[pbs-devel] [PATCH proxmox-backup 1/3] fix #3786: api: add resync-corrupt option to sync jobs

Gabriel Goller g.goller at proxmox.com
Tue Oct 15 15:18:21 CEST 2024


This option allows us to "fix" corrupt snapshots (and/or their chunks)
by pulling them from another remote. When traversing the remote
snapshots, we check if it exists locally, and if it is, we check if the
last verification of it failed.
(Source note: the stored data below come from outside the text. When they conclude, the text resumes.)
@@ -200,7 +242,7 @@
         float gs[6];
 #pragma unroll
         for (int g = 0; g < 6; ++g) {
-          const float* pr = lds + Lred + ((g < 3 ? g : g - 3) * UD + tid + (g < 3 ? 0 : NG)) * NP;
+          const float* pr = lds + (g < 3 ? Lred : Lgh) + ((g < 3 ? g : g - 3) * UD + tid) * NP;
           float a = bias_g[g];
 #pragma unroll
           for (int q = 0; q < NP; ++q) a += pr[q];
@@ -282,31 +324,57 @@
       if (*abort_flag) return;
 
       MTRSSM_CLU_STAMP(5);
+      const bool writer = member == 0;
+      const bool fast8 = C <= 8;
+      if (tid < 3 * S) {
+        const int which = tid / S, s2 = tid - which * S;
+        float v = lds[Lbl + tid];
+#pragma unroll
+        for (int m2 = 0; m2 < kClu; ++m2) v += lds[Lpart + m2 * 3 * S + tid];
+        lds[(which == 0 ? Llp : (which == 1 ? Lla : Llv)) + s2] = v;
+      }
+      lds_barrier();
+      MTRSSM_CLU_STAMP(8);
+      if (wave == 0) {
+        if (code & 1) {
+          float m, ls;
+          wave_flat_lse<true>(lds + Lla, S, lane, m, ls);
+          if (lane == 0) { lds[Lst] = m; lds[Lst + 1] = ls; }
+        }
+        if (writer && io.sv_la)
+          for (int s = lane; s < S; s += kWave) io.sv_la[bt * S + s] = lds[Lla + s];
+      } else if (wave == 1) {
+        if (code & 2) {
+          float m, ls;
+          wave_flat_lse<true>(lds + Llv, S, lane, m, ls);
+          if (lane == 0) { lds[Lst + 2] = m; lds[Lst + 3] = ls; }
+        }
+        if (writer && io.sv_la)
+          for (int s = lane; s < S; s += kWave) io.sv_lv[bt * S + s] = lds[Llv + s];
+      } else if (wave == 2) {
+        if (fast8) cat_prior_stats_fast8(lds + Llp, K, C, lane, lds + Lst + 64, lds + Lst + 128, lds + Lst + 192, lds + Lst + 256);
+        if (writer)
+          for (int s = lane; s < S; s += kWave) io.prior_logits[bt * S + s] = lds[Llp + s];
+      } else if (t + 1 < T) {
+        gh_pieces(lds + nxt);
+      }
+      lds_barrier();
+      MTRSSM_CLU_STAMP(6);
       if (wave == 3) {
-        const bool writer = member == 0;
-        for (int i = lane; i < 3 * S; i += kWave) {
-          const int which = i / S, s2 = i - which * S;
-          float v = lds[Lbl + i];
-#pragma unroll
-          for (int m2 = 0; m2 < kClu; ++m2) v += lds[Lpart + m2 * 3 * S + i];
-          lds[(which == 0 ? Llp : (which == 1 ? Lla : Llv)) + s2] = v;
-        }
-        wave_mopoe_mix_masked<true, MASKED>(lds + Lla, lds + Llv, lds + Llp, lds + Lmx, S, lane, code);
-        for (int s = lane; s < S; s += kWave) {
-          if (writer) {
-            io.prior_logits[bt * S + s] = lds[Llp + s];
-            io.post_logits[bt * S + s] = lds[Lmx + s];
-            if (io.sv_la) { io.sv_la[bt * S + s] = lds[Lla + s]; io.sv_lv[bt * S + s] = lds[Llv + s]; }
-          }
-        }
-        float kl = C <= 8 ? cat_block_fwd_fast8(lds + Lmx, lds + Llp, K, C, lane, lds + Lu, io.u_prior ? lds + Lu + 64 : nullptr, lds + Ls,
-                                                io.post_stoch + bt * S, io.prior_stoch ? io.prior_stoch + bt * S : nullptr, writer)
-                          : cat_block_fwd<true, true>(lds + Lmx, lds + Llp, K, C, lane, lds + Lu, io.u_prior ? lds + Lu + 64 : nullptr, lds + Ls,
-                                                      io.post_stoch + bt * S, io.prior_stoch ? io.prior_stoch + bt * S : nullptr, writer);
+        wave_mopoe_mix_pre<true, MASKED>(lds + Lla, lds + Llv, lds + Llp, lds + Lst, lds + Lmx, S, lane, code);
+        if (writer)
+          for (int s = lane; s < S; s += kWave) io.post_logits[bt * S + s] = lds[Lmx + s];
+        float kl = fast8 ? cat_block_fwd_fast8_pre(lds + Lmx, lds + Llp, lds + Lst + 64, lds + Lst + 128, lds + Lst + 192, lds + Lst + 256, K, C,
+                                                   lane, lds + Lu, io.u_prior ? lds + Lu + 64 : nullptr, lds + Ls, sidx, io.post_stoch + bt * S,
+                                                   io.prior_stoch ? io.prior_stoch + bt * S : nullptr, writer)
+                         : cat_block_fwd<true, true>(lds + Lmx, lds + Llp, K, C, lane, lds + Lu, io.u_prior ? lds + Lu + 64 : nullptr, lds + Ls,
+                                                     io.post_stoch + bt * S, io.prior_stoch ? io.prior_stoch + bt * S : nullptr, writer);
         if (io.kl) {
           kl = wave_sum(kl);
           if (lane == 0 && writer) io.kl[bt] = kl;
         }
+      } else if (t + 1 < T) {
+        gh_pieces(lds + nxt);
       }
       lds_barrier();
       MTRSSM_CLU_STAMP(7);
@@ -378,6 +446,7 @@
   const int Lred2 = take(W1P * 64 > 3 * 64 ? W1P * 64 : 3 * 64);
   const int Lwh = take(D * NHP);
   const int Lw2 = take(32 * NHP);
+  const int Lca = take(S), Lcv = take(S), Lpa = take(S), Lpv = take(S);
   const int Lflag = take(4);
   (void)o;
   int* abort_flag = reinterpret_cast<int*>(lds + Lflag);
@@ -425,6 +494,7 @@
   const int per_parity = kClu * 3 * D;
   unsigned long long* gbase = gran + (size_t)cluster * 2 * per_parity;
   unsigned epoch = 0;
+  unsigned long long* prof = (blockIdx.x == 0 && tid == 0) ? g_cluster_prof : nullptr;
 
   for (int row = cluster; row < dm.B; row += nclusters) {
     lds_barrier();
@@ -481,11 +551,15 @@
       const size_t bt = (size_t)row * T + t;
       unsigned long long* gpar = gbase + (size_t)(t & 1) * per_parity;
 
+      MTRSSM_CLU_STAMP(0);
       stage_store();
       const int code = code_n;
       if (t > 0) stage_load(t - 1);
       lds_barrier();
 
+      MTRSSM_CLU_STAMP(1);
+      if (wave == 0)
+        wave_mopoe_mix_bwd_coef<true, MASKED>(lds + Lla, lds + Llv, lds + Lmx, lds + Lca, lds + Lcv, lds + Lpa, lds + Lpv, S, lane, code);
       if (wave == 3) {
         if (C <= 8)
           cat_block_bwd_fast8(lds + Lmx, lds + Llp, K, C, lane, lds + Lgps, lds + Lcs, io.g_prior_stoch ? io.g_prior_stoch + bt * S : nullptr,
@@ -495,8 +569,12 @@
           cat_block_bwd<true>(lds + Lmx, lds + Llp, K, C, lane, lds + Lgps, lds + Lcs, io.g_prior_stoch ? io.g_prior_stoch + bt * S : nullptr,
                               io.g_post_logits ? io.g_post_logits + bt * S : nullptr, io.g_prior_logits ? io.g_prior_logits + bt * S : nullptr,
                               *gk_lds, dm.kl_w_post, dm.kl_w_prior, lds + Ldmx, lds + Ldlp);
-        wave_mopoe_mix_bwd_masked<true, MASKED>(lds + Lla, lds + Llv, lds + Lmx, lds + Ldmx, lds + Ldla, lds + Ldlv, lds + Ldlp, S, lane,
-                                                code);
+      }
+      lds_barrier();
+      MTRSSM_CLU_STAMP(11);
+      if (wave == 3) {
+        wave_mopoe_mix_bwd_fin<MASKED>(lds + Lca, lds + Lcv, lds + Lpa, lds + Lpv, lds + Ldmx, lds + Ldla, lds + Ldlv, lds + Ldlp, S, lane,
+                                       code);
         if (member == 0) {
           for (int s2 = lane; s2 < S; s2 += kWave) {
             io.d_la[bt * S + s2] = lds[Ldla + s2];
@@ -507,6 +585,7 @@
       }
       lds_barrier();
 
+      MTRSSM_CLU_STAMP(2);
       if (tid < NH) {
         const int which = tid / UH;
         const float* dl = lds + (which == 0 ? Ldlp : (which == 1 ? Ldla : Ldlv));
@@ -524,6 +603,7 @@
       }
       lds_barrier();
 
+      MTRSSM_CLU_STAMP(3);
       ++epoch;
       if (tid < D) {
         const float* wr = lds + Lwh + (size_t)tid * NHP;
@@ -548,6 +628,7 @@
       lds_barrier();
       if (*abort_flag) return;
 
+      MTRSSM_CLU_STAMP(4);
       if (tid < UD) {
         float dd = lds[Lgd + tid] + lds[Lcd + tid];
 #pragma unroll
@@ -571,6 +652,7 @@
       }
       lds_barrier();
 
+      MTRSSM_CLU_STAMP(5);
 #pragma unroll
       for (int i = 0; i < PPT; ++i) {
         const int pc = tid * PPT + i;
@@ -587,6 +669,7 @@
         if (pc < NPIECE) lds[Lred + pc] = a0 + a1;
       }
       lds_barrier();
+      MTRSSM_CLU_STAMP(6);
       ++epoch;
       unsigned long long* g2 = gpar + (size_t)kClu * D;
       for (int r2 = tid; r2 < 2 * DH; r2 += kCluThreads) {
@@ -616,6 +699,7 @@
       lds_barrier();
       if (*abort_flag) return;
 
+      MTRSSM_CLU_STAMP(7);
       if (tid < UD) {
         float a = lds[Lcd + tid];
 #pragma unroll
@@ -631,6 +715,7 @@
         if (member == 0) io.d_z1[bt * H + tid] = g;
       }
       lds_barrier();
+      MTRSSM_CLU_STAMP(8);
       {
         const int srow = tid / W1P, part = tid % W1P;
         if (srow < S) {
@@ -644,6 +729,7 @@
         }
       }
       lds_barrier();
+      MTRSSM_CLU_STAMP(9);
       if (tid < S) {
         float a = 0.f;
 #pragma unroll
@@ -651,6 +737,7 @@
         lds[Lcs + tid] = a;
       }
       lds_barrier();
+      MTRSSM_CLU_STAMP(10);
     }
     if (tid < UD) io.g_deter0[(size_t)row * D + member * UD + tid] = lds[Lcd + tid];
     if (member == 0 && tid < S) io.g_stoch0[(size_t)row * S + tid] = lds[Lcs + tid];
@@ -674,6 +761,7 @@
   take((size_t)(8 * 64));
   take((size_t)DH * NHP);
   take((size_t)32 * NHP);
+  for (int i = 0; i < 4; ++i) take(S);
   take(4);
   return o;
 }
@@ -752,11 +840,14 @@
   take(S); take(KW); take(KW); take(KW); take(3 * 64);
   take(S); take(S); take(S); take(S);
   take((size_t)kClu * 3 * S);
-  take((size_t)(2 * NG * NP > NH * NP ? 2 * NG * NP : NH * NP));
+  take((size_t)(NG * NP > NH * NP ? NG * NP : NH * NP));
+  take((size_t)NG * NP);
   take((size_t)S * H);
   take((size_t)D * NH);
   take((size_t)3 * S);
   take(2 * 64);
+  take((size_t)4 * 64 + S);
+  take(64);
   take(4);
   return o;
 }
@@ -822,8 +913,8 @@
   }
   if (kw == 32) MTRSSM_CLU_LAUNCH(32, 1, 1)
   else if (kw == 64) MTRSSM_CLU_LAUNCH(64, 2, 1)
-  else if (kw == 128) MTRSSM_CLU_LAUNCH(128, 4, 3)
-  else MTRSSM_CLU_LAUNCH(200, 5, 6)
+  else if (kw == 128) MTRSSM_CLU_LAUNCH(128, 4, 2)
+  else MTRSSM_CLU_LAUNCH(200, 5, 3)
 #undef MTRSSM_CLU_LAUNCH
 #undef MTRSSM_CLU_LAUNCH_M
   e = hipGetLastError();
diff --git a/multimodal_mtrssm_amd/csrc/scan_common.h b/multimodal_mtrssm_amd/csrc/scan_common.h
--- a/multimodal_mtrssm_amd/csrc/scan_common.h
+++ b/multimodal_mtrssm_amd/csrc/scan_common.h
@@ -325,6 +325,117 @@
 #pragma unroll
       for (int c = 0; c < 7; ++c)
         if (c + 1 < C) { pacc += ep[c] * rp; pidx += (pacc <= up) ? 1 : 0; }
+#pragma unroll
+      for (int c = 0; c < 8; ++c)
+        if (c < C) prior_stoch_g[k * C + c] = c == pidx ? 1.f : 0.f;
+    }
+  }
+  return kl;
+}
+
+
+template <bool FAST, bool MASKED>
+__device__ __forceinline__ void wave_mopoe_mix_pre(const float* la, const float* lv, const float* lp, const float* lse, float* mixed,
+                                                   int S, int lane, int code) {
+  if (!MASKED || code == kModBoth) {
+    const float ma = lse[0], lsa = lse[1], mv = lse[2], lsv = lse[3];
+    for (int s = lane; s < S; s += kWave) {
+      const float a = (la[s] - ma) - lsa;
+      const float v = (lv[s] - mv) - lsv;
+      const float f = a + v;
+      const float x1 = kLogThird + a, x2 = kLogThird + v, x3 = kLogThird + f;
+      const float m = fmaxf(x1, fmaxf(x2, x3));
+      mixed[s] = clog<FAST>(cexp<FAST>(x1 - m) + cexp<FAST>(x2 - m) + cexp<FAST>(x3 - m)) + m;
+    }
+    return;
+  }
+  if (code == 0) {
+    for (int s = lane; s < S; s += kWave) mixed[s] = lp[s];
+    return;
+  }
+  const float* l = code == 1 ? la : lv;
+  const float m = code == 1 ? lse[0] : lse[2], ls = code == 1 ? lse[1] : lse[3];
+  for (int s = lane; s < S; s += kWave) mixed[s] = (l[s] - m) - ls;
+}
+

If the local snapshot is broken and the
`resync-corrupt` option is turned on, we pull in the remote snapshot,
overwriting the local one.

This is very useful and has been requested a lot, as there is currently
no way to "fix" corrupt chunks/snapshots even if the user has a healthy
version of it on their offsite instance.

Signed-off-by: Gabriel Goller <g.goller at proxmox.com>
Originally-by: Shannon Sterz <s.sterz at proxmox.com>
---
 pbs-api-types/src/jobs.rs         | 11 +++++
 pbs-datastore/src/backup_info.rs  | 13 +++++-
 src/api2/config/sync.rs           |  4 ++
 src/api2/pull.rs                  |  9 +++-
 src/bin/proxmox-backup-manager.rs |  4 +-
 src/server/pull.rs                | 68 +++++++++++++++++++++----------
 6 files changed, 84 insertions(+), 25 deletions(-)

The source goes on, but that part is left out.